# How to make cheap dogs of war army



## daemonhammer (Feb 20, 2008)

I really want to start a dogs of war army after i have finally completed my empire and i was wondering how i could make a cheap yet reliable one without the regiment of renown or empire models

THANKS :victory:


----------



## Trigger (Mar 12, 2008)

Option 1; 
Buy a load of Empire spearmen/halberds and use brass rod (available from model railway shops) to extend them into pikes. Lovely.

Option 2;
Buy some plastic crossbowmen and a sheet of plasticard. form the plasticard into large sheilds and stick them in front of the crossbowmen. Voila, you have the Marksmen of Miraglio.

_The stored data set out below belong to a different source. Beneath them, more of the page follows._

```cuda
template <typename PIX, int WIN>
static void launch_lag_bulk(const PIX* d_dgd, const PIX* d_src, const SvtB200StatsItem* d_items, int n, int cpi, unsigned long long* acc,
                            cudaStream_t st) {
    constexpr size_t smem = lag_bulk_smem<PIX, WIN>();
    static int attr = -1;
    if (attr != epoch()) {
        if (smem > 48 * 1024)
            B200_CUDA_CHECK(cudaFuncSetAttribute(stats_lag_bulk_kernel<PIX, WIN>, cudaFuncAttributeMaxDynamicSharedMemorySize, (int)smem));
        attr = epoch();
    }
    stats_lag_bulk_kernel<PIX, WIN><<<dim3(cpi, n), 256, smem, st>>>(d_dgd, d_src, d_items, acc);
    B200_LAUNCH_CHECK();
}

template <typename PIX>
static void launch_stats_mma(const PIX* d_dgd, const PIX* d_src, const SvtB200StatsItem* d_items, int n, int bd, long long* d_M,
                             long long* d_H, long long* d_acc, unsigned long long* d_tot, cudaStream_t st);

template <typename PIX>
static void launch_stats(const PIX* d_dgd, const PIX* d_src, const SvtB200StatsItem* d_items, int n, int bd, long long* d_M,
                         long long* d_H, long long* d_acc, unsigned long long* d_tot, cudaStream_t st) {
    if constexpr (sizeof(PIX) == 1) return launch_stats_mma<PIX>(d_dgd, d_src, d_items, n, bd, d_M, d_H, d_acc, d_tot, st);
    const int divider = bd == 12 ? 16 : (bd == 10 ? 4 : 1);
    int cpi = (ctx().sm_count * 8) / (n > 0 ? n : 1);
    if (cpi < 1) cpi = 1;
    if (cpi > 64) cpi = 64;
    unsigned long long* acc = reinterpret_cast<unsigned long long*>(d_acc);
    B200_CUDA_CHECK(cudaMemsetAsync(d_tot, 0, (size_t)n * sizeof(unsigned long long), st));
    B200_CUDA_CHECK(cudaMemsetAsync(acc, 0, (size_t)n * kLagItemWords * sizeof(unsigned long long), st));
    stats_sum_kernel<PIX><<<n * kSumParts, 256, 0, st>>>(d_dgd, d_items, d_tot);
    B200_LAUNCH_CHECK();
    launch_lag_bulk<PIX, 7>(d_dgd, d_src, d_items, n, cpi, acc, st);
    launch_lag_bulk<PIX, 5>(d_dgd, d_src, d_items, n, cpi, acc, st);
    launch_lag_bulk<PIX, 3>(d_dgd, d_src, d_items, n, cpi, acc, st);
    stats_lag_edges_kernel<PIX><<<dim3(kLagEdge, n), 256, 0, st>>>(d_dgd, d_items, acc);
    B200_LAUNCH_CHECK();
    stats_lag_finalize_kernel<PIX><<<dim3((49 * 50 / 2 + 49 + 127) / 128, n), 128, 0, st>>>(d_dgd, d_items, acc, d_tot, divider, d_M, d_H);
    B200_LAUNCH_CHECK();
}

template <typename PIX>
static void launch_stats_mma(const PIX* d_dgd, const PIX* d_src, const SvtB200StatsItem* d_items, int n, int bd, long long* d_M,
                             long long* d_H, long long* d_acc, unsigned long long* d_tot, cudaStream_t st) {
    const int divider = bd == 12 ? 16 : (bd == 10 ? 4 : 1);
    int cpi = (ctx().sm_count * (sizeof(PIX) == 1 ? 6 : 4)) / (n > 0 ? n : 1);
    if (cpi < 1) cpi = 1;
    if (cpi > (sizeof(PIX) == 1 ? kStatsMaxParts : 16)) cpi = sizeof(PIX) == 1 ? kStatsMaxParts : 16;
    B200_CUDA_CHECK(cudaMemsetAsync(d_tot, 0, (size_t)n * sizeof(unsigned long long), st));
    stats_sum_kernel<PIX><<<n * kSumParts, 256, 0, st>>>(d_dgd, d_items, d_tot);
    B200_LAUNCH_CHECK();
    static_assert(sizeof(PIX) == 1, "the tensor-core statistics are the 8-bit path (high bit depth: wiener_stats_lag.cuh)");
    stats_mma_kernel<<<n * cpi, kMmaWarps * 32, 0, st>>>(d_dgd, d_src, d_items, d_tot, cpi, d_acc);
    B200_LAUNCH_CHECK();
    stats_finalize_kernel<<<dim3((2450 + 255) / 256, n), 256, 0, st>>>(d_acc, cpi, d_items, divider, sizeof(PIX) == 1, d_M, d_H);
    B200_LAUNCH_CHECK();
}

template <typename PIX>
static void stats_t1(int wiener_win, const PIX* dgd, const PIX* src, int h_start, int h_end, int v_start, int v_end, int dgd_stride,
                     int src_stride, int64_t* M, int64_t* H, int bd) {
    require_ready();
    const int half = wiener_win >> 1, win2 = wiener_win * wiener_win;
    const int w = h_end - h_start, h = v_end - v_start;
    const int dw = w + 2 * half, dh = h + 2 * half;
    LaneGuard l;
    size_t o_d = l->alloc((size_t)dw * dh * sizeof(PIX)), o_s = l->alloc((size_t)w * h * sizeof(PIX)), o_it = l->alloc(sizeof(SvtB200StatsItem));
    size_t in_end = l->used;
    size_t o_M = l->alloc(49 * 8), o_H = l->alloc(2401 * 8), o_acc = l->alloc((size_t)kStatsMaxParts * 2450 * 8), o_avg = l->alloc(16);
    for (int r = 0; r < dh; r++)
        memcpy(l->h<PIX>(o_d) + (size_t)r * dw, dgd + (ptrdiff_t)(v_start - half + r) * dgd_stride + h_start - half, dw * sizeof(PIX));
    for (int r = 0; r < h; r++) memcpy(l->h<PIX>(o_s) + (size_t)r * w, src + (ptrdiff_t)(v_start + r) * src_stride + h_start, w * sizeof(PIX));
    SvtB200StatsItem* it = l->h<SvtB200StatsItem>(o_it);
    memset(it, 0, sizeof(*it));
    it->dgd_off = (uint64_t)half * dw + half;
    it->src_off = 0;
    it->dgd_stride = dw;
    it->src_stride = w;
    it->h_start = 0;
    it->h_end = w;
    it->v_start = 0;
    it->v_end = h;
    it->wiener_win = wiener_win;
    l->h2d(0, in_end);
    launch_stats<PIX>(l->d<PIX>(o_d), l->d<PIX>(o_s), l->d<SvtB200StatsItem>(o_it), 1, bd, l->d<long long>(o_M), l->d<long long>(o_H),
                      l->d<long long>(o_acc), l->d<unsigned long long>(o_avg), l->stream);
    l->d2h(o_M, (o_H + 2401 * 8) - o_M);
    l->sync();
    memcpy(M, l->h<int64_t>(o_M), (size_t)win2 * 8);
    memcpy(H, l->h<int64_t>(o_H), (size_t)win2 * win2 * 8);
}

template <typename PIX>
static void wiener_t1(const PIX* src, ptrdiff_t src_stride, PIX* dst, ptrdiff_t dst_stride, const int16_t* fx, const int16_t* fy, int w,
                      int h, int round0, int round1, int bd, int lbd_rows) {
    require_ready();
    LaneGuard l;
    const int sw = w + 8, sh = h + 7;
    size_t o_s = l->alloc((size_t)sw * sh * sizeof(PIX)), o_u = l->alloc(sizeof(SvtB200WienerUnit));
    size_t in_end = l->used;
    size_t o_d = l->alloc((size_t)w * h * sizeof(PIX));
    for (int r = 0; r < sh; r++) memcpy(l->h<PIX>(o_s) + (size_t)r * sw, src + (ptrdiff_t)(r - 3) * src_stride - 3, sw * sizeof(PIX));
    SvtB200WienerUnit* u = l->h<SvtB200WienerUnit>(o_u);
    memset(u, 0, sizeof(*u));
    u->src_off = (uint64_t)3 * sw + 3;
    u->dst_off = 0;
    u->src_stride = sw;
    u->dst_stride = w;
    u->w = (uint16_t)w;
    u->h = (uint16_t)h;
    memcpy(u->hfilter, fx, 16);
    memcpy(u->vfilter, fy, 16);
    l->h2d(0, in_end);
    wiener_convolve_kernel<PIX><<<1, 256, 0, l->stream>>>(l->d<PIX>(o_s), l->d<PIX>(o_d), l->d<SvtB200WienerUnit>(o_u), 1, bd, round0, round1, lbd_rows);
    B200_LAUNCH_CHECK();
    l->d2h(o_d, (size_t)w * h * sizeof(PIX));
    l->sync();
    for (int r = 0; r < h; r++) memcpy(dst + (ptrdiff_t)r * dst_stride, l->h<PIX>(o_d) + (size_t)r * w, w * sizeof(PIX));
}

}

using namespace b200;

extern "C" void svt_b200_av1_wiener_convolve_add_src(const uint8_t* src, ptrdiff_t src_stride, uint8_t* dst, ptrdiff_t dst_stride,
                                                     const int16_t* filter_x, const int16_t* filter_y, int32_t w, int32_t h,
                                                     const SvtB200ConvolveParams* conv_params) {
    wiener_t1<uint8_t>(src, src_stride, dst, dst_stride, filter_x, filter_y, w, h, conv_params->round_0, conv_params->round_1, 8, 1);
}
extern "C" void svt_b200_av1_highbd_wiener_convolve_add_src(const uint16_t* src, ptrdiff_t src_stride, uint16_t* dst,
                                                            ptrdiff_t dst_stride, const int16_t* filter_x, const int16_t* filter_y,
                                                            int32_t w, int32_t h, const SvtB200ConvolveParams* conv_params, int32_t bd) {
    wiener_t1<uint16_t>(src, src_stride, dst, dst_stride, filter_x, filter_y, w, h, conv_params->round_0, conv_params->round_1, bd, 0);
}
extern "C" void svt_b200_av1_compute_stats(int32_t wiener_win, const uint8_t* dgd, const uint8_t* src, int32_t h_start, int32_t h_end,
                                           int32_t v_start, int32_t v_end, int32_t dgd_stride, int32_t src_stride, int64_t* M, int64_t* H) {
    stats_t1<uint8_t>(wiener_win, dgd, src, h_start, h_end, v_start, v_end, dgd_stride, src_stride, M, H, 8);
}
extern "C" void svt_b200_av1_compute_stats_highbd(int32_t wiener_win, const uint16_t* dgd, const uint16_t* src, int32_t h_start,
                                                  int32_t h_end, int32_t v_start, int32_t v_end, int32_t dgd_stride, int32_t src_stride,
                                                  int64_t* M, int64_t* H, int32_t bit_depth) {
    stats_t1<uint16_t>(wiener_win, dgd, src, h_start, h_end, v_start, v_end, dgd_stride, src_stride, M, H, bit_depth);
}

extern "C" int svt_b200_wiener_units_dev(const void* d_src, void* d_dst, const SvtB200WienerUnit* d_units, int n_units, int bit_depth,
                                         void* stream) {
    require_ready();
    if (n_units <= 0) return n_units == 0 ? SVT_B200_OK : SVT_B200_ERR_BAD_ARG;
    const int round0 = bit_depth == 12 ? 5 : 3, round1 = 14 - round0;
    cudaStream_t st = (cudaStream_t)stream;
    if (bit_depth > 8)
        wiener_convolve_kernel<uint16_t><<<grid_for(n_units, 4), 256, 0, st>>>((const uint16_t*)d_src, (uint16_t*)d_dst, d_units, n_units, bit_depth, round0, round1, 0);
    else
        wiener_convolve_kernel<uint8_t><<<grid_for(n_units, 4), 256, 0, st>>>((const uint8_t*)d_src, (uint8_t*)d_dst, d_units, n_units, 8, round0, round1, 1);
    B200_LAUNCH_CHECK();
    return SVT_B200_OK;
}

extern "C" int svt_b200_compute_stats_batch_dev(const void* d_dgd, const void* d_src, const SvtB200StatsItem* d_items, int n_items,
                                                int bit_depth, int64_t* d_M, int64_t* d_H, void* stream) {
    require_ready();
    if (n_items <= 0) return n_items == 0 ? SVT_B200_OK : SVT_B200_ERR_BAD_ARG;
    std::lock_guard<std::mutex> lk(g_stats_mu);
    StatsScratch& sc = g_stats[(cudaStream_t)stream];
    if ((size_t)n_items > sc.cap) {
        sc.cap = (size_t)n_items * 2;
        sc.acc = (long long*)scratch_alloc(sc.cap * kStatsMaxParts * 2450 * 8);
        sc.tot = (unsigned long long*)scratch_alloc(sc.cap * 8);
    }
    if (bit_depth > 8)
        launch_stats<uint16_t>((const uint16_t*)d_dgd, (const uint16_t*)d_src, d_items, n_items, bit_depth, (long long*)d_M, (long long*)d_H,
                               sc.acc, sc.tot, (cudaStream_t)stream);
    else
        launch_stats<uint8_t>((const uint8_t*)d_dgd, (const uint8_t*)d_src, d_items, n_items, 8, (long long*)d_M, (long long*)d_H, sc.acc,
                              sc.tot, (cudaStream_t)stream);
    return SVT_B200_OK;
}
```

svt-av1-psy_b200/pipeline.py:

```python
import ctypes as ct

import numpy as np

from . import dsp
from .dsp import lib


def _t(torch, arr, dtype=None):
    t = torch.from_numpy(np.ascontiguousarray(arr))
    return t.cuda(non_blocking=False)


class _Arena:

    def __init__(self, torch, specs, device):
        self.torch = torch
        off, self.slots = 0, {}
        for name, dtype, shape in specs:
            n = int(np.prod(shape)) * torch.empty(0, dtype=dtype).element_size()
            self.slots[name] = (off, n, dtype, tuple(shape))
            off = (off + n + 255) & ~255
        self.nbytes = off
        self.dev = torch.zeros(off, dtype=torch.uint8, device=device)
        self.host = torch.zeros(off, dtype=torch.uint8).pin_memory()
# ... 195 lines not shown
    def call_quant(self, s):
        rc = lib.svt_b200_quant_batch_dev(self.coeff.data_ptr(), self.qcoeff.data_ptr(), self.dqcoeff.data_ptr(), self.scan.data_ptr(), self.iscan.data_ptr(),
                                          self.qm.data_ptr(), self.quant_items.data_ptr(), len(self.wl.quant_items), self.eobs.data_ptr(), s)
        assert rc == 0

    def call_inv_txfm(self, s):
        rc = lib.svt_b200_inv_txfm_batch_dev(self.dqcoeff.data_ptr(), self.pred.data_ptr(), self.recon.data_ptr(), self.inv_items.data_ptr(),
                                             self.tx_counts, self.psz, s)
        assert rc == 0

    def cdef_frame(self, recon_flat):
        wl = self.wl
        f = dsp.CdefFrame()
        (f.recon_y, sy), (f.recon_cb, sc), (f.recon_cr, _) = self.plane_views(recon_flat, True)
        (f.src_y, ssy), (f.src_cb, ssc), (f.src_cr, _) = self.plane_views(self.cur_flat, False)
        f.recon_stride_y, f.recon_stride_c, f.src_stride_y, f.src_stride_c = sy, sc, ssy, ssc
        f.width, f.height, f.bit_depth, f.damping, f.subsampling_factor = wl.width, wl.height, self.bd, wl.cdef_damping, wl.cdef_subsampling
        return f

    def call_cdef_search(self, s):
        f = self.cdef_frame(self.recon)
        rc = lib.svt_b200_cdef_search_frame_dev(ct.byref(f), self.skip.data_ptr(), self.str_y.data_ptr(), self.str_uv.data_ptr(),
                                                len(self.wl.cdef_str_y), self.cdef_mse.data_ptr(), self.cdef_dir.data_ptr(),
                                                self.cdef_var.data_ptr(), s)
        assert rc == 0

    def call_cdef_apply(self, s):
        f = self.cdef_frame(self.recon)
        self.cdef_out.copy_(self.recon, non_blocking=True)
        (oy, sy), (ocb, sc), (ocr, _) = self.plane_views(self.cdef_out, True)
        rc = lib.svt_b200_cdef_apply_frame_dev(ct.byref(f), self.skip.data_ptr(), self.fb_idx.data_ptr(), self.app_y.data_ptr(),
                                               self.app_uv.data_ptr(), self.cdef_dir.data_ptr(), self.cdef_var.data_ptr(), oy, ocb, ocr, sy, sc, s)
        assert rc == 0

    def call_rest_extend(self, s):
        wl = self.wl
        if self._extents is None:
            off, _ = wl.padded_offsets()
            self._extents = (dsp.PlaneExtent * 3)()
            for p in range(3):
                th, st = wl.padded_shape(p)
                w, h = wl.plane_dims[p]
                self._extents[p] = dsp.PlaneExtent(self.cdef_out.data_ptr() + off[p] * self.psz, st, w, h, wl.PAD, wl.PAD, self.psz)
        assert lib.svt_b200_extend_planes_dev(self._extents, 3, s) == 0

    def call_wiener_stats(self, s):
        rc = lib.svt_b200_compute_stats_batch_dev(self.cdef_out.data_ptr(), self.cur_flat.data_ptr(), self.stats_items.data_ptr(),
                                                  len(self.wl.stats_items), self.bd, self.M.data_ptr(), self.Hm.data_ptr(), s)
        assert rc == 0

    def lr_planes(self):
        if self._lr_planes is None:
            wl = self.wl
            self._lr_planes = (dsp.LrPlane * 3)()
            rec, cdf, fin = self.plane_views(self.recon, True), self.plane_views(self.cdef_out, True), self.plane_views(self.final, True)
            src = self.plane_views(self.cur_flat, False)
            for p in range(3):
                w, h = wl.plane_dims[p]
                ss = 1 if p else 0
                self._lr_planes[p] = dsp.LrPlane(rec[p][0], cdf[p][0], fin[p][0], src[p][0], self.lr_above[p].data_ptr(), self.lr_below[p].data_ptr(),
                                                 rec[p][1], cdf[p][1], fin[p][1], src[p][1], wl.lr_boundary_stride(p), w, h, ss, ss, wl.lr_unit_size[p],
                                                 1)
            self._lr_unit_ptrs = (ct.c_void_p * 3)(*[u.data_ptr() for u in self.lr_units])
        return self._lr_planes

    def call_lr_boundaries(self, s):
        pl = self.lr_planes()
        assert lib.svt_b200_lr_save_boundary_lines_dev(pl, 3, 0, self.bd, s) == 0
        assert lib.svt_b200_lr_save_boundary_lines_dev(pl, 3, 1, self.bd, s) == 0

    def call_wiener_filter(self, s):
        pl = self.lr_planes()
        assert lib.svt_b200_lr_filter_frame_dev(pl, 3, self._lr_unit_ptrs, 0, self.bd, s) == 0

    STAGES = ("me", "tx", "cdef", "rest")
    CALLS = (("me_pyramid", "me", "downsample_2d_kernel+pad_plane_kernel"),
             ("me_search", "me", "me_b64_hme_kernel + fullpel_search_kernel + me_b64_finish_kernel"),
             ("txfm_trio", "tx", "trio_txfm_kernel<4..64> (residual + forward transform + quantise + inverse transform fused)"),
             ("pack_levels", "tx", "eob_chunk_sum_kernel+eob_offsets_kernel+pack_levels_kernel"),
             ("cdef_search", "cdef", "cdef_dir_kernel+cdef_search_kernel"),
             ("cdef_apply", "cdef", "cdef_apply_kernel"),
             ("lr_boundaries", "rest", "lr_save_boundary_kernel x2"),
             ("rest_extend", "rest", "pad_plane_kernel"),
             ("wiener_stats", "rest", "stats_sum_kernel+stats_mma_kernel+stats_finalize_kernel"),
             ("wiener_filter", "rest", "lr_filter_kernel (striped restoration of the whole picture)"))

    def _stage(self, stage, s):
        for name, st, _ in self.CALLS:
            if st == stage:
                getattr(self, "call_" + name)(s)

    def stage_me(self, s):
        self._stage("me", s)

    def stage_tx(self, s):
        self._stage("tx", s)

    def stage_cdef(self, s):
        self._stage("cdef", s)

    def stage_rest(self, s):
        self._stage("rest", s)

    def step(self, events=None):
        T = self.torch
        cur = T.cuda.current_stream()
        if events is not None:
            s = cur.cuda_stream
            for i, (name, _, _) in enumerate(self.CALLS):
                events[i].record()
                getattr(self, "call_" + name)(s)
            events[len(self.CALLS)].record()
            return
        if self._side is None:
            self._side, self._forked, self._joined = T.cuda.Stream(), T.cuda.Event(), T.cuda.Event()
        self._forked.record(cur)
        self._side.wait_event(self._forked)
        with T.cuda.stream(self._side):
            self._stage("me", self._side.cuda_stream)
            self._joined.record(self._side)
        for st in ("tx", "cdef", "rest"):
            self._stage(st, cur.cuda_stream)
        cur.wait_event(self._joined)
```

Sorry, didn't read that properly. How fluffy do you want to go? Are Orks and Ogres off your list? Plastic Slayers will make you Long Drongs Slayer Pirates. I think they're immune to psychology but I don't have the book. You could use bretonnians for option 1 above, but as most of the Dogs of War are human shaped, the list of units available to you is a bit thin. I imagine all the regiments of renown are easy to make using the basic boxes, Orks, Ogres and the rest.


----------



## neilbatte (Jan 2, 2008)

Brettonian peasants are the best source of cheap humans and fairly easy to convert as are the plastic Empire militia you should be able to make pikemen, crossbowmen and duelists, plastic dwarves ,empire or brettonian cavalry are available as are the plastic marauders and there are loads of character options available I think this covers most of the troop types plus ogres are plastic so you can do plenty with plastic and imagination


----------



## daemonhammer (Feb 20, 2008)

I don'y know if i want to do a human army can high elves be converted:grin:


----------